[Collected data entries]
:::

template <int T, bool FUSED>
__global__ __launch_bounds__(64) void fe_ring_kernel(FeParams p, TapsF32 taps, RingArgs a) {
  constexpr int D = 10, R = 3, TO = 64 * R;
  constexpr int NEWC = D * TO / 128;
  constexpr int DELTA = (16 - (D + T - 1) % 16) % 16;
  constexpr int OFF = D + DELTA;
  constexpr int NCH = (D * TO + T + DELTA + 127) / 128;
  constexpr int HCH = NCH - NEWC;
  constexpr int L = NCH * 128;
  constexpr int TP = (T + 1) / 2;
  constexpr int PF = T > 127 ? 8 : 12;
  static_assert((T & 1) == 1 && HCH >= 1 && HCH <= 2, "odd tap counts 101..235");
  static_assert(!FUSED || T <= 127, "FUSED: 16-chunk images (4 waves per CU)");
  constexpr int TA = 151, DA = 5, RA = R;
  constexpr int TPB = DA;
  constexpr int BD = TO * TPB;
  constexpr int BO = 64 * RA;
  constexpr int HA = 152;
  constexpr int NW = DA * (RA - 1) + TA;
  constexpr int LS = FUSED ? L : (L > 2560 ? L : 2560);
  __shared__ __attribute__((aligned(16))) f2v ring[2][LS];
  __shared__ __attribute__((aligned(16))) float dh[FUSED ? HA + BD + 4 : 1];
  __shared__ __attribute__((aligned(16))) f4v ptab[FUSED ? NW + 1 : 1];

  const int lane = threadIdx.x;
  const int64_t g0 = (int64_t)blockIdx.x * a.total / gridDim.x;
  const int64_t g1 = ((int64_t)blockIdx.x + 1) * a.total / gridDim.x;
  if (g0 >= g1) return;
  const int64_t M = (p.n + D - 1) / D;

  f2v tp[TP];
#pragma unroll
  for (int j = 0; j < TP; ++j) tp[j] = f2v{taps.h[2 * j], (2 * j + 1 < T) ? taps.h[2 * j + 1] : 0.f};
#pragma unroll
  for (int j = 0; j < TP; ++j) asm volatile("" : "+v"(tp[j]));

  constexpr int NK = (T + 63) / 64;
  float hk[NK];

  const unsigned voff = 16u * lane;
  const float* iqf = reinterpret_cast<const float*>(p.iq);
  auto n_lo_of = [&](int ii) { return (int64_t)(D * TO) * ii - D - (T - 1) - DELTA; };
  auto dma_full = [&](int64_t nl) { return nl >= -p.hist && nl + L <= p.n; };
  auto dma_halo = [&](int64_t nl) { return nl + HCH * 128 >= -p.hist && nl + L <= p.n; };
  auto issue = [&](int ss, int64_t nl, int sl, bool full) -> int {
    const char* g = reinterpret_cast<const char*>(iqf + 2 * ((int64_t)ss * p.stride + nl));
    const unsigned lb = lds_addr_of(&ring[sl][0]);
    auto run = [&](auto C0) {
      constexpr int c0 = decltype(C0)::value;
      static_for<0, (NCH - c0 + 3) / 4>([&](auto Q) {
        constexpr int c = c0 + 4 * Q;
        constexpr int k = (NCH - c) < 4 ? (NCH - c) : 4;
        glds16x<k>(voff, g + 1024 * c, lb + 1024 * c);
      });
    };
    if (full) { run(std::integral_constant<int, 0>{}); return NCH; }
    run(std::integral_constant<int, HCH>{});
    return NEWC;
  };
  auto build = [&](int ss, int64_t nl, int sl) {
    const f2v* base = reinterpret_cast<const f2v*>(iqf) + (int64_t)ss * p.stride;
    f2v* buf = &ring[sl][0];
    constexpr int NPL = L / 64;
    f2v v[NPL];
#pragma unroll
    for (int j = 0; j < NPL; ++j) {
      const int64_t nn = nl + 64 * j + lane;
      v[j] = (nn >= -p.hist && nn < p.n) ? base[nn] : f2v{0.f, 0.f};
    }
#pragma unroll
    for (int j = 0; j < NPL; ++j) buf[64 * j + lane] = v[j];
    asm volatile("s_waitcnt vmcnt(0) lgkmcnt(0)" ::: "memory");
  };

  int s = (int)(g0 / a.tps);
  int i = (int)(g0 - (int64_t)s * a.tps);
  int U = (int)(g1 - g0);
  bool mid = false;
  if constexpr (FUSED) {
    mid = i > 0;
    if (mid) { --i; ++U; }
  }
  enum { K_NONE = 0, K_BUILD = 1, K_FULL = 2, K_HALO = 3 };
  int64_t nl = n_lo_of(i);
  int b = 0;
  int issued = 0, mark = 0;
  int kind = dma_full(nl) ? K_FULL : K_BUILD;
  if (kind == K_FULL) issue(s, nl, 0, true);
#pragma unroll
  for (int q = 0; q < NK; ++q) hk[q] = (lane + 64 * q < T) ? p.taps_dev[lane + 64 * q] : 0.f;
  if constexpr (FUSED) {
    for (int e = lane; e < HA + BD + 4; e += 64) dh[e] = 0.f;
    for (int w = lane; w < NW + 1; w += 64) {
      const int k0 = (TA - 1) - w, k1 = k0 + DA, k2 = k0 + 2 * DA;
      ptab[w] = f4v{(k0 >= 0 && k0 < TA) ? a.ataps[k0] : 0.f, (k1 >= 0 && k1 < TA) ? a.ataps[k1] : 0.f,
                    (k2 >= 0 && k2 < TA) ? a.ataps[k2] : 0.f, 0.f};
    }
  }
  asm volatile("s_waitcnt vmcnt(0)" ::: "memory");
#pragma unroll
  for (int q = 0; q < NK; ++q) asm volatile("" : "+v"(hk[q]));
  float carry = 0.f;
  bool have = false;
  int wacc = 0;

  constexpr int QN = FUSED ? 16 : 36;
  OutQ3<QN> oq;
  int qn = 0, qs = 0;
  int64_t q0 = 0;
  auto own_lo = [&](int ss) {
    const int64_t lo = max<int64_t>(g0 - (int64_t)ss * a.tps, 0);
    return (TO * lo + DA - 1) / DA;
  };
  auto own_hi = [&](int ss) {
    const int64_t hi = min<int64_t>(g1 - (int64_t)ss * a.tps, a.tps);
    return min<int64_t>((TO * hi + DA - 1) / DA, (M + DA - 1) / DA);
  };
  auto q_flush = [&]() __attribute__((always_inline)) {
    if (qn == 0) return;
    if constexpr (FUSED) {
      oq.flush_owned(a.audio + (int64_t)qs * a.audio_stride + q0 * BO + RA * lane, BO, qn,
                     q0 * BO + RA * lane, own_lo(qs), own_hi(qs));
    } else {
      issued += oq.flush(p.demod + (int64_t)qs * p.out_stride + q0 * TO + R * lane, TO, qn);
    }
    qn = 0;
  };
  auto q_push = [&](int64_t idx, float x0, float x1, float x2) __attribute__((always_inline)) {
    if (qn > 0 && (qs != s || q0 + qn != idx || qn == QN)) q_flush();
    if (qn == 0) { qs = s; q0 = idx; }
    oq.put(qn, x0, x1, x2);
    ++qn;
  };

  const float* aw_lane = dh + (HA - (TA - 1) + DA * RA * lane);
  auto audio_put = [&](int64_t q, float o0, float o1, float o2) __attribute__((always_inline)) -> bool {
    q_push(q, o0, o1, o2);
    return false;
  };
  auto dh_shift = [&](bool next_same) {
    asm volatile("" ::: "memory");
    if (!next_same)
      for (int e = lane; e < HA; e += 64) dh[e] = 0.f;
    else
      for (int e = lane; e < HA; e += 64) dh[e] = dh[BD + e];
    asm volatile("" ::: "memory");
  };
  auto dh_write = [&](int ii, bool warm, const float (&d)[R]) {
    const int ib = ii % TPB;
    const int rel0 = (warm ? -TO : ib * TO) + R * lane;
#pragma unroll
    for (int r = 0; r < R; ++r)
      if (rel0 + r >= -HA) dh[HA + rel0 + r] = d[r];
    asm volatile("" ::: "memory");
  };
  bool pend = false;
  int64_t q_pend = 0;

  auto fast_epi = [&](const float (&ai)[R], const float (&aq)[R], float (&d)[R]) __attribute__((always_inline)) {
    float phi[R];
#pragma unroll
    for (int r = 0; r < R; ++r) phi[r] = fast_atan2f(aq[r], ai[r]);
    const float from_left = __int_as_float(__builtin_amdgcn_update_dpp(
        0, __float_as_int(phi[R - 1]), 0x138 , 0xf, 0xf, false));
    float prev = (lane == 0) ? carry : from_left;
#pragma unroll
    for (int r = 0; r < R; ++r) {
      float dd = phi[r] - prev;
      if (dd > kPiF) { dd -= k2PiF; wacc -= 1; }
      else if (dd < -kPiF) { dd += k2PiF; wacc += 1; }
      d[r] = dd;
      prev = phi[r];
    }
    carry = __int_as_float(__builtin_amdgcn_readlane(__float_as_int(phi[R - 1]), 63));
  };
  const int64_t jn = p.n + D + (T - 1) + DELTA - L;
  const int64_t j_int = jn >= 0 ? jn / (D * TO) : -1;
  const int64_t j_fast = M >= TO + 1 ? (M - TO - 1) / TO : -1;

  for (int u = 0; u < U; ++u) {
    if (kind == K_HALO && have && p.i_ds == nullptr) {
      int64_t K = min<int64_t>(U - 1 - u, a.tps - 1 - i);
      K = min<int64_t>(K, j_int - i);
      K = min<int64_t>(K, j_fast - i + 1);
      if constexpr (!FUSED) {
        if (qn > 0 && (qs != s || q0 + qn != i)) q_flush();
        K = min<int64_t>(K, QN - qn);
      }
      if (K > 0) {
        const char* gn = reinterpret_cast<const char*>(iqf + 2 * ((int64_t)s * p.stride + nl + D * TO)) + 1024 * HCH;
        const int first_wait = issued - mark + NEWC;
        for (int k = 0; k < (int)K; ++k) {
          const unsigned lb = lds_addr_of(&ring[b ^ 1][0]) + 1024 * HCH;
          static_for<0, (NEWC + 3) / 4>([&](auto Q) {
            constexpr int c = 4 * Q;
            constexpr int nc = (NEWC - c) < 4 ? (NEWC - c) : 4;
            glds16x<nc>(voff, gn + 1024 * c, lb + 1024 * c);
          });
          gn += D * TO * 8;
          issued += NEWC;
          int mk = issued;
          if (k == 0) wait_vm(first_wait);
          else asm volatile("s_waitcnt vmcnt(%0)" :: "n"(NEWC) : "memory");
          f2v* buf = &ring[b][0];
          f2v* nb = &ring[b ^ 1][0];
          f4v h0 = lds_read_b128<0>(buf + NEWC * 128 + 2 * lane), h1;
          if constexpr (HCH == 2) h1 = lds_read_b128<0>(buf + (NEWC + 1) * 128 + 2 * lane);
          float ai[R], aq[R];
          if constexpr (FUSED) {
            if (pend) {
              float o0, o1, o2;
              fir_audio_tile<T, 2, 2, OFF>(buf, lane, tp, ai, aq, aw_lane, ptab, o0, o1, o2);
              if (audio_put(q_pend, o0, o1, o2)) mk = issued;
              dh_shift(true);
              pend = false;
            } else {
              fe_fir_tile<T, D, R, PF, OFF>(buf, lane, tp, ai, aq);
            }
          } else {
            fe_fir_tile<T, D, R, PF, OFF>(buf, lane, tp, ai, aq);
          }
          lds_wait<0>(h0);
          lds_write_b128(nb + 2 * lane, h0);
          if constexpr (HCH == 2) { lds_wait<0>(h1); lds_write_b128(nb + 128 + 2 * lane, h1); }
          float d[R];
          fast_epi(ai, aq, d);
          if constexpr (FUSED) {
            dh_write(i, false, d);
            if (i % TPB == TPB - 1) { pend = true; q_pend = i / TPB; }
          } else {
            q_push(i, d[0], d[1], d[2]);
          }
          mark = mk;
          b ^= 1;
          ++i;
          nl += D * TO;
        }
        u += (int)K;
      }
    }
    int s1 = s, i1 = i + 1;
    if (i1 == a.tps) { i1 = 0; ++s1; }
    const int64_t nl1 = (s1 == s) ? nl + D * TO : n_lo_of(0);
    int kind1 = K_NONE, mark1 = 0;
    if (u + 1 < U) {
      if (s1 == s && dma_halo(nl1)) kind1 = K_HALO;
      else kind1 = dma_full(nl1) ? K_FULL : K_BUILD;
      if (kind1 >= K_FULL) { issued += issue(s1, nl1, b ^ 1, kind1 == K_FULL); mark1 = issued; }
    }
    f2v* buf = &ring[b][0];
    if (kind == K_BUILD) {
      build(s, nl, b);
      issued = 0; mark1 = 0;
    } else {
      wait_vm(issued - mark);
    }
    f4v h0, h1;
    if (kind1 == K_HALO) {
      h0 = lds_read_b128<0>(buf + NEWC * 128 + 2 * lane);
      if constexpr (HCH == 2) h1 = lds_read_b128<0>(buf + (NEWC + 1) * 128 + 2 * lane);
    }
    float ai[R], aq[R];
    if constexpr (FUSED) {
      if (pend) {
        float o0, o1, o2;
        fir_audio_tile<T, 2, 2, OFF>(buf, lane, tp, ai, aq, aw_lane, ptab, o0, o1, o2);
        if (audio_put(q_pend, o0, o1, o2)) mark1 = 0;
        dh_shift(true);
        pend = false;
      } else {
        fe_fir_tile<T, D, R, PF, OFF>(buf, lane, tp, ai, aq);
      }
    } else {
      fe_fir_tile<T, D, R, PF, OFF>(buf, lane, tp, ai, aq);
    }
    if (kind1 == K_HALO) {
      f2v* nb = &ring[b ^ 1][0];
      lds_wait<0>(h0);
      lds_write_b128(nb + 2 * lane, h0);
      if constexpr (HCH == 2) { lds_wait<0>(h1); lds_write_b128(nb + 128 + 2 * lane, h1); }
    }

    const int64_t m0 = (int64_t)TO * i;
    float d[R];
    auto pred = [&](float& si, float& sq) {
      si = 0.f; sq = 0.f;
#pragma unroll
      for (int q = 0; q < NK; ++q) {
        if (lane + 64 * q < T) {
          const f2v x = buf[DELTA + (T - 1) - (lane + 64 * q)];
          si = fmaf(hk[q], x.x, si);
          sq = fmaf(hk[q], x.y, sq);
        }
      }
      si = wave_sum(si);
      sq = wave_sum(sq);
    };
    if (!have && i >= 1 && m0 + TO < M && p.i_ds == nullptr) {
      float si, sq;
      pred(si, sq);
      carry = fast_atan2f(sq, si);
      have = true;
    }
    if (have && i >= 1 && m0 + TO < M && p.i_ds == nullptr) {
      fast_epi(ai, aq, d);
      if constexpr (!FUSED) q_push(i, d[0], d[1], d[2]);
    } else {
      float si = 0.f, sq = 0.f;
      if (m0 > 0 && !have) pred(si, sq);
      carry = fe_epilogue<T, D, R>(p, s, M, m0, lane, ai, aq, si, sq, have, carry, d, !FUSED);
      asm volatile("s_waitcnt vmcnt(0)" ::: "memory");
      issued = 0; mark1 = 0;
    }

    if constexpr (FUSED) {
      const bool warm = mid && u == 0 && (i + 1) % TPB == 0;
      dh_write(i, warm, d);
      const bool last = (u + 1 == U) && !(mid && u == 0);
      if (!warm && (i % TPB == TPB - 1 || last)) {
        if (i % TPB == TPB - 1 && u + 1 < U && s1 == s) {
          pend = true;
          q_pend = i / TPB;
        } else {
          float o0, o1, o2;
          audio_block3(aw_lane, ptab, o0, o1, o2);
          if (audio_put(i / TPB, o0, o1, o2)) mark1 = 0;
          dh_shift(s1 == s);
        }
      }
    }

    if ((s1 != s || u + 1 == U) && p.wraps != nullptr) {
      const int w = wave_sum<int>(wacc);
      if (w != 0) {
        if (lane == 0) atomicAdd(p.wraps + s, w);
        issued += 1;
      }
      wacc = 0;
    }
    have = (s1 == s);
    s = s1; i = i1; nl = nl1;
    kind = kind1; mark = mark1;
    b ^= 1;
  }
  q_flush();
}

:::

__Directions for this task__. In the entries above, find the line holding "auto own_hi = [&](int" and the line holding "auto audio_put = [&](int64_t"; print both of them and every line between, exactly, and nothing else.

__Answer to this exercise__.
  auto own_hi = [&](int ss) {
    const int64_t hi = min<int64_t>(g1 - (int64_t)ss * a.tps, a.tps);
    return min<int64_t>((TO * hi + DA - 1) / DA, (M + DA - 1) / DA);
  };
  auto q_flush = [&]() __attribute__((always_inline)) {
    if (qn == 0) return;
    if constexpr (FUSED) {
      oq.flush_owned(a.audio + (int64_t)qs * a.audio_stride + q0 * BO + RA * lane, BO, qn,
                     q0 * BO + RA * lane, own_lo(qs), own_hi(qs));
    } else {
      issued += oq.flush(p.demod + (int64_t)qs * p.out_stride + q0 * TO + R * lane, TO, qn);
    }
    qn = 0;
  };
  auto q_push = [&](int64_t idx, float x0, float x1, float x2) __attribute__((always_inline)) {
    if (qn > 0 && (qs != s || q0 + qn != idx || qn == QN)) q_flush();
    if (qn == 0) { qs = s; q0 = idx; }
    oq.put(qn, x0, x1, x2);
    ++qn;
  };

  const float* aw_lane = dh + (HA - (TA - 1) + DA * RA * lane);
  auto audio_put = [&](int64_t q, float o0, float o1, float o2) __attribute__((always_inline)) -> bool {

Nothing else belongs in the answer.